Connecting the dots: Fox has agreed to acquire Roku in an all-cash-and-stock deal valued at roughly $22 billion including debt. This is the largest acquisition in the Murdoch-controlled company's history and a bet that owning the pipes matters as much as owning the content that flows through them.
Under the terms announced Monday morning, Fox Corporation will pay $160 per share, split as $96 in cash and the remainder in Fox Class A common stock. Upon closing, existing Fox shareholders would own roughly 73% of the combined company, with Roku shareholders holding about 27%. The deal is expected to close in the first half of 2027, pending regulatory and shareholder approval.
But what is Fox really buying?
Roku isn't just a dongle company. Roku is the dominant Connected TV operating system and number one TV streaming platform in the US, Canada, and Mexico by hours streamed, including more than half of all US broadband homes. That first-party data and household-level reach is the crown jewel here, not the hardware.
Fox has spent years building a live content empire: the NFL, MLB, Nascar, Big Ten football, the FIFA World Cup, Fox News, and Fox Business. What it hasn't had is a direct distribution channel at scale. Tubi, which Fox acquired in 2020 for $440 million, gave it a foothold in VOD streaming, but Roku gives it the operating system on which most of that viewing already happens.

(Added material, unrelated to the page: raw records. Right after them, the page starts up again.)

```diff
@@ -940,16 +968,21 @@
    const uint64_t n = d->n_rows;
    d_stage_coarse(m, d);
    if (m.n_ppreds > 0) {
-      __shared__ JoinTile st;
+      __shared__ JoinChunkBm st;
       const uint64_t n_words = (n + 63) / 64, n_tiles = (n + JT_ROWS - 1) / JT_ROWS;
+      const uint32_t ct = d_chunk_tiles(n_tiles);
+      const uint64_t n_chunks = (n_tiles + ct - 1) / ct;
       unsigned long long local = 0;
-      for (uint64_t tile = blockIdx.x; tile < n_tiles; tile += gridDim.x) {
-         const uint64_t base = tile * JT_ROWS;
-         d_tile_filter(m, d, base, n, st);
-         d_tile_probe_first(m, d, base, st, [&](uint32_t r, uint32_t b) {
-            if (m.kind == LDB_JOIN_ANTI ? b == LDB_NULL_ROW : b != LDB_NULL_ROW) atomicOr(&st.bm[r >> 6], 1ull << (r & 63));
+      d_chunk_init(st);
+      for (uint64_t chunk = blockIdx.x; chunk < n_chunks; chunk += gridDim.x) {
+         const uint64_t cbase = chunk * ct * JT_ROWS;
+         const uint32_t tiles = (uint32_t) (n_tiles - chunk * ct < ct ? n_tiles - chunk * ct : ct);
+         d_chunk_run(m, d, cbase, tiles, n, st, [&](uint32_t head, uint32_t cnt) {
+            d_chunk_probe_first(m, d, cbase, st, head, cnt, [&](uint32_t r, uint32_t b) {
+               if (m.kind == LDB_JOIN_ANTI ? b == LDB_NULL_ROW : b != LDB_NULL_ROW) atomicOr(&st.bm[r >> 6], 1ull << (r & 63));
+            });
          });
-         d_tile_flush(d, tile, n_words, st, local);
+         d_chunk_flush(d, cbase, tiles, n_words, st, local);
       }
       d_block_count_add(d, local);
       return;
@@ -995,19 +1028,21 @@
    d_stage_coarse(m, d);
    uint8_t* flags = gptr_mut<uint8_t>(d->mark);
    if (m.n_ppreds > 0) {
-      __shared__ JoinTile st;
+      __shared__ JoinChunkNoBm st;
       const uint64_t n_tiles = (n + JT_ROWS - 1) / JT_ROWS;
-      for (uint64_t tile = blockIdx.x; tile < n_tiles; tile += gridDim.x) {
-         const uint64_t base = tile * JT_ROWS;
-         d_tile_filter(m, d, base, n, st);
-         d_tile_probe(
-            m, d, base, st,
-            [&](uint32_t, uint32_t b) {
+      const uint32_t ct = d_chunk_tiles(n_tiles);
+      const uint64_t n_chunks = (n_tiles + ct - 1) / ct;
+      d_chunk_init(st);
+      for (uint64_t chunk = blockIdx.x; chunk < n_chunks; chunk += gridDim.x) {
+         const uint64_t cbase = chunk * ct * JT_ROWS;
+         const uint32_t tiles = (uint32_t) (n_tiles - chunk * ct < ct ? n_tiles - chunk * ct : ct);
+         d_chunk_run(m, d, cbase, tiles, n, st, [&](uint32_t head, uint32_t cnt) {
+            d_chunk_probe(m, d, cbase, st, head, cnt, [&](uint32_t, uint32_t b) {
                flags[b] = 1;
                return true;
-            },
-            [](uint32_t, uint32_t) {});
-         __syncthreads();
+            });
+         });
+         d_chunk_reset(st);
       }
       return;
    }
```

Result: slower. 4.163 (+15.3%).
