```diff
+def calibrate_tiles(records: np.ndarray, rot: int, tile_records, may_probe=True, scene_already_probed=False, can_measure=None):
+    rec = np.ascontiguousarray(records, dtype=np.uint64)
+    n, rows = int(rec.shape[0]), int(rec.shape[1])
+    tiles = None if tile_records is None else np.ascontiguousarray(tile_records, dtype=np.uint32)
+    if tiles is not None and (tiles.ndim != 2 or tiles.shape[0] != rows):
+        raise ValueError("tile_records must be (tile_rows, tiles_x)")
+    used, meas, grp = (np.zeros(n, dtype=np.int32) for _ in range(3))
+    cm = None if can_measure is None else np.ascontiguousarray(can_measure, dtype=np.uint8)
+    nt, best, verdict, at, pt = C.c_int32(), C.c_int32(), C.c_int32(), C.c_int32(), C.c_int32()
+    _check(lib.hmrm_debug_calibrate_tiles(_ptr(rec), n, rows, int(rot), int(bool(may_probe)), int(bool(scene_already_probed)),
+                                          _ptr(cm) if cm is not None else None, _ptr(used), _ptr(meas), _ptr(grp), C.byref(nt), C.byref(best),
+                                          C.byref(verdict), C.byref(at), _ptr(tiles) if tiles is not None else None,
+                                          int(tiles.shape[1]) if tiles is not None else 0, C.byref(pt)))
+    return {"settled_at": int(at.value), "trial": used.tolist(), "measured": meas.tolist(), "group": grp.tolist(), "n_trials": int(nt.value),
+            "best": int(best.value), "scene_use_group": bool(verdict.value), "perm_trial": int(pt.value)}
+
+
+def plan_tile_order(records: np.ndarray, tile_records: np.ndarray, rot: int, pieces=(), band_rows=0, theta=0.0, bins=0, tile_rows=None):
+    rec = np.ascontiguousarray(records, dtype=np.uint64)
+    tiles = np.ascontiguousarray(tile_records, dtype=np.uint32)
+    rows, cols = (int(v) for v in tiles.shape)
+    b = (C.c_int32 * 3)(*[int(p[0]) for p in pieces], *([0] * (3 - len(pieces))))
+    c = (C.c_int32 * 3)(*[int(p[1]) for p in pieces], *([0] * (3 - len(pieces))))
+    claimed = rows if tile_rows is None else int(tile_rows)
+    out = np.zeros(max(rows, 1) * cols, dtype=np.uint32)
+    n = lib.hmrm_debug_plan_tile_order(_ptr(rec), _ptr(tiles), cols, claimed, int(rot), len(pieces), b, c, int(band_rows), float(theta), int(bins), _ptr(out))
+    if n < 0:
+        raise HmrmError(n, last_error())
+    if n == 0:
+        return None
+    return np.stack([(out[:n] & 0xffff).astype(np.int64), (out[:n] >> 16).astype(np.int64)], axis=1)
+
+
 def plan_order(records: np.ndarray, rot: int):
     rec = np.ascontiguousarray(records, dtype=np.uint64)
     n_rows = rec.shape[0]
diff --git a/include/hmrm.h b/include/hmrm.h
--- a/include/hmrm.h
+++ b/include/hmrm.h
@@ -219,6 +219,17 @@
                          int32_t scene_already_probed, const uint8_t *can_measure, int32_t *trial_used, int32_t *measured,
                          int32_t *group_kernel, int32_t *n_trials, int32_t *best, int32_t *scene_use_group,
                          int32_t *settled_at_launch);
+
+int hmrm_debug_calibrate_tiles(const uint64_t *records, int32_t launches, int32_t tile_rows, int32_t rot, int32_t may_probe,
+                               int32_t scene_already_probed, const uint8_t *can_measure, int32_t *trial_used, int32_t *measured,
+                               int32_t *group_kernel, int32_t *n_trials, int32_t *best, int32_t *scene_use_group,
+                               int32_t *settled_at_launch, const uint32_t *tile_records, int32_t tiles_x, int32_t *perm_trial);
+
+int hmrm_debug_plan_tile_order(const uint64_t *records, const uint32_t *tile_records, int32_t tiles_x, int32_t tile_rows, int32_t rot,
+                               int32_t pieces, const int32_t *pieces_begin, const int32_t *pieces_count, int32_t band_rows, double theta,
+                               int32_t bins, uint32_t *perm_out);
+
+int hmrm_debug_order_state(const hmrm_scene *scene, const hmrm_camera *cam, void *hip_stream, int32_t *best_trial, int32_t *tile_order);
 
 int hmrm_debug_level_state(int32_t level, int32_t young, int32_t min_level, int32_t out[8]);
 
```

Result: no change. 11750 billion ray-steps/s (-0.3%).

The relationship between the two companies runs deeper than it might appear. Fox originally invested in Roku back in 2013, holding a 5% stake for years before selling it to help fund the Tubi acquisition. Monday's deal is, in some ways, a reunion... and a much more expensive one.
The combined company, Fox says, will become the third-largest player in US television by share of viewing. And yet the reaction from public markets was not positive. Fox's stock fell roughly 15% on Monday, reflecting both the size of the debt load being taken on and Wall Street skepticism about whether a traditional media company should be spending $22 billion on a "Connected TV" company. Perhaps more telling: Roku shares were also trading in negative territory by midday.
The Fox offer represents a ~33% premium to where Roku closed the Thursday before Reuters first reported the company was exploring a sale.
The deal arrives amid relentless consolidation across the media landscape. Paramount was acquired by Skydance Media in 2025, and just last week the US DoJ greenlit Paramount Skydance's proposed acquisition of WB Discovery. The logic across all of these deals is similar: scale or die.
Nielsen data from March 2026 shows streaming now accounts for roughly 48% of US TV viewing, compared to about 20% for broadcast and 21% for cable. YouTube leads streaming at 13% of total TV time, followed by Netflix at 8%. The Roku Channel itself accounted for 3%, a modest number, but one attached to a platform through which a much larger portion of all streaming viewing flows.